Mit herablassender Geduld erwiderte Rosa: »Aber natürlich kannst du das. Du bist doch ein intelligentes Mädchen.«
Mr Wilson behauptete das auch immer. Valeria konnte eine Logarithmusfunktion zeichnen und mit ihrem Lehrer über Seneca diskutieren, notfalls sogar auf Lateinisch. Sie las Bücher in Englisch und Französisch und sie hätte auf Anhieb einen Vortrag über das Ökosystem Wald halten können. Aber auf das, was ihre Mutter nun von ihr verlangte, hatte sie niemand vorbereitet.

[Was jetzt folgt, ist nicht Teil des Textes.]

__device__ __forceinline__ uint32_t cell_pack(int cost, int score, int origin) {
  return ((uint32_t)cost << kCostShift) | ((uint32_t)(score + (int)kScoreBias) << kScoreShift) |
         (uint32_t)(origin + (int)kOriginBias);
}
__device__ __forceinline__ int cell_cost(uint32_t c) { return (int)(c >> kCostShift); }
__device__ __forceinline__ int cell_score(uint32_t c) { return (int)((c >> kScoreShift) & 0x7ffu) - (int)kScoreBias; }
__device__ __forceinline__ int cell_origin(uint32_t c) { return (int)(c & 0x1fffu) - (int)kOriginBias; }
constexpr uint32_t kStripScoreBias = 256u, kStripPrioShift = 22;
constexpr uint32_t kStripZero = (kStripScoreBias << kScoreShift) | kOriginBias;
__device__ __forceinline__ uint32_t strip_pack(int cost, int score, int origin) {
  return ((uint32_t)cost << kCostShift) | ((uint32_t)(score + (int)kStripScoreBias) << kScoreShift) |
         (uint32_t)(origin + (int)kOriginBias);
}
__device__ __forceinline__ int strip_score(uint32_t c) {
  return (int)((c >> kScoreShift) & 0x1ffu) - (int)kStripScoreBias;
}

__device__ __forceinline__ int thr_of(const DevOp &d, int L) {
  if (d.thr_mul) return (int)(__umul24((uint32_t)max(L, 0), d.thr_mul) >> 16);
  if (L <= 0) return 0;
  if (L <= 64) return __popcll(d.thr_step[0] & (~0ull >> (64 - L)));
  return __popcll(d.thr_step[0]) + __popcll(d.thr_step[1] & (~0ull >> (128 - L)));
}
__device__ __forceinline__ int thr_step_bit(const DevOp &d, int i) {
  return (int)(((i <= 64) ? (d.thr_step[0] >> (i - 1)) : (d.thr_step[1] >> (i - 65))) & 1ull);
}

__device__ __forceinline__ uint32_t encode4_nib(uint32_t w) {
  const uint32_t sel = (w >> 1) & 0x03030303u;
  const uint32_t expect = __builtin_amdgcn_perm(0u, 0x47544341u , sel);
  const uint32_t diff = expect ^ w;
  const uint32_t nz = (((diff & 0x7f7f7f7fu) + 0x7f7f7f7fu) | diff) & 0x80808080u;
// ... 164 lines not shown
  const W Xh = (((Eq & Pv) + Pv) ^ Pv) | Eq;
  W Ph = Mv | ~(Xh | Pv);
  W Mh = Pv & Xh;
  st.score += (int)((Ph >> top_shift) & 1) - (int)((Mh >> top_shift) & 1);
  Ph = (Ph << 1) | hin;
  Mh = Mh << 1;
  st.Pv = Mh | ~(Xv | Ph);
  st.Mv = Ph & Xv;
}

__device__ __forceinline__ uint32_t shl1_full_rate(uint32_t x) {
  uint32_t r;
  asm("v_add_u32 %0, %1, %1" : "=v"(r) : "v"(x));
  return r;
}
constexpr uint32_t kTtA = 0xF0u, kTtB = 0xCCu, kTtC = 0xAAu;
template <bool HIN>
__device__ __forceinline__ void myers_step_la(MyersState<uint32_t> &st, uint32_t Eq, uint32_t hin_bit) {
  const uint32_t Pv = st.Pv, Mv = st.Mv;
  const uint32_t Xv = Eq | Mv;
  const uint32_t t = (Eq & Pv) + Pv;
  const uint32_t Xh = __builtin_amdgcn_bitop3_b32(t, Pv, Eq, ((kTtA ^ kTtB) | kTtC) & 0xFFu);
  const uint32_t Ph = __builtin_amdgcn_bitop3_b32(Mv, Xh, Pv, (kTtA | ~(kTtB | kTtC)) & 0xFFu);
  const uint32_t Mh = Pv & Xh;
  st.score += (int)(Ph >> 31) - (int)(Mh >> 31);
  uint32_t Ph2 = shl1_full_rate(Ph);
  if (HIN) Ph2 |= hin_bit;
  const uint32_t Mh2 = shl1_full_rate(Mh);
  st.Pv = __builtin_amdgcn_bitop3_b32(Mh2, Xv, Ph2, (kTtA | ~(kTtB | kTtC)) & 0xFFu);
  st.Mv = Ph2 & Xv;
}

typedef __attribute__((address_space(3))) const uint32_t lds_cu32;
__device__ __forceinline__ uint32_t lds_addr_of(const void *p) {
  return (uint32_t)(uintptr_t)(__attribute__((address_space(3))) const void *)p;
}
__device__ __forceinline__ uint32_t lds_read_u32(uint32_t addr) { return *(lds_cu32 *)(uintptr_t)addr; }

constexpr int kFnibDwords = 6;
#ifndef PRIO_LOOP
#define PRIO_LOOP 0
#define PRIO_REST 3
#define PRIO_RESOLVE 3
#endif
constexpr int kRingRecords = 16;

__device__ __forceinline__ int hamming_coded(const uint32_t *row, int p0, const uint32_t *fnib, int f0, int L, int m) {
  const int rw = p0 >> 3, fw = f0 >> 3;
  const uint32_t rsh = (uint32_t)(p0 & 7) * 4u, fsh = (uint32_t)(f0 & 7) * 4u;
  uint32_t rd[5], fd[5];
#pragma unroll
  for (int q = 0; q < 5; ++q) {
    if (8 * (q - 1) >= m) break;
    rd[q] = row[rw + q];
    fd[q] = fnib[fw + q];
  }
  int diff = 0;
#pragma unroll
  for (int q = 0; q < 4; ++q) {
    if (8 * q >= m) break;
    const uint32_t r = __builtin_amdgcn_alignbit(rd[q + 1], rd[q], rsh);
    const uint32_t f = __builtin_amdgcn_alignbit(fd[q + 1], fd[q], fsh);
    uint32_t x = r ^ f;
    x |= x >> 1;
    x |= x >> 2;
    x &= 0x11111111u;
// ... 560 lines not shown
    bool any = false;
    for (int i = skip + 1; i <= m; ++i) {
      cost += (int)(pv & 1u) - (int)(mv & 1u);
      pv >>= 1;
      mv >>= 1;
      thr_i += thr_step_bit(d, i);
      any = any || cost <= thr_i;
    }
    none = none && !any;
  }
  return none;
}

__device__ __forceinline__ unsigned long long lds_read_u64(uint32_t addr) { return *(const lds_u64 *)(uintptr_t)addr; }
typedef __attribute__((address_space(3))) uint8_t lds_u8;
__device__ __forceinline__ void lds_write_u8(uint32_t addr, uint32_t imm, uint32_t value) {
  *(lds_u8 *)(uintptr_t)(addr + imm) = (uint8_t)value;
}
__device__ __forceinline__ uint32_t lds_read_u8(uint32_t addr) { return *(const lds_u8 *)(uintptr_t)addr; }
__device__ __forceinline__ uint32_t pk_min_u16(uint32_t a, uint32_t b) {
  uint32_t r;
  asm("v_pk_min_u16 %0, %1, %2" : "=v"(r) : "v"(a), "v"(b));
  return r;
}

struct ItemLog {
  uint32_t slot0;
  uint32_t bytes;
  uint32_t tag_off;
};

»Alessandro freut sich schon auf dich. Und seine Frau und die beiden Kinder auch.«
Als Alessandro fortgegangen war, war Valeria acht oder neun Jahre alt gewesen, sie wusste es nicht mehr genau. Seither hatten sie und ihre Mutter kaum noch von ihm gesprochen und in letzter Zeit überhaupt nicht mehr. Er war der Sohn der verrückten Ersilia, welche sich jedoch Valeria gegenüber ganz und gar nicht wie eine Großmutter benahm. Verrückt eben.
Alessandro dagegen war sehr nett gewesen, dennoch hatte er Valeria nicht besonders gefehlt. Oder falls doch, dann erinnerte sie sich nicht mehr daran. In den ersten Jahren hatte sie deswegen hin und wieder ein schlechtes Gewissen gehabt. Was war sie für eine Tochter, die ihren Vater nicht vermisste? Aber auch das hatte bald nachgelassen. Irgendwann war sie schließlich zu der Ansicht gelangt, dass man sich um einen Vater, der nie zu Besuch kam und auch nie etwas von sich hören ließ, nicht grämen musste.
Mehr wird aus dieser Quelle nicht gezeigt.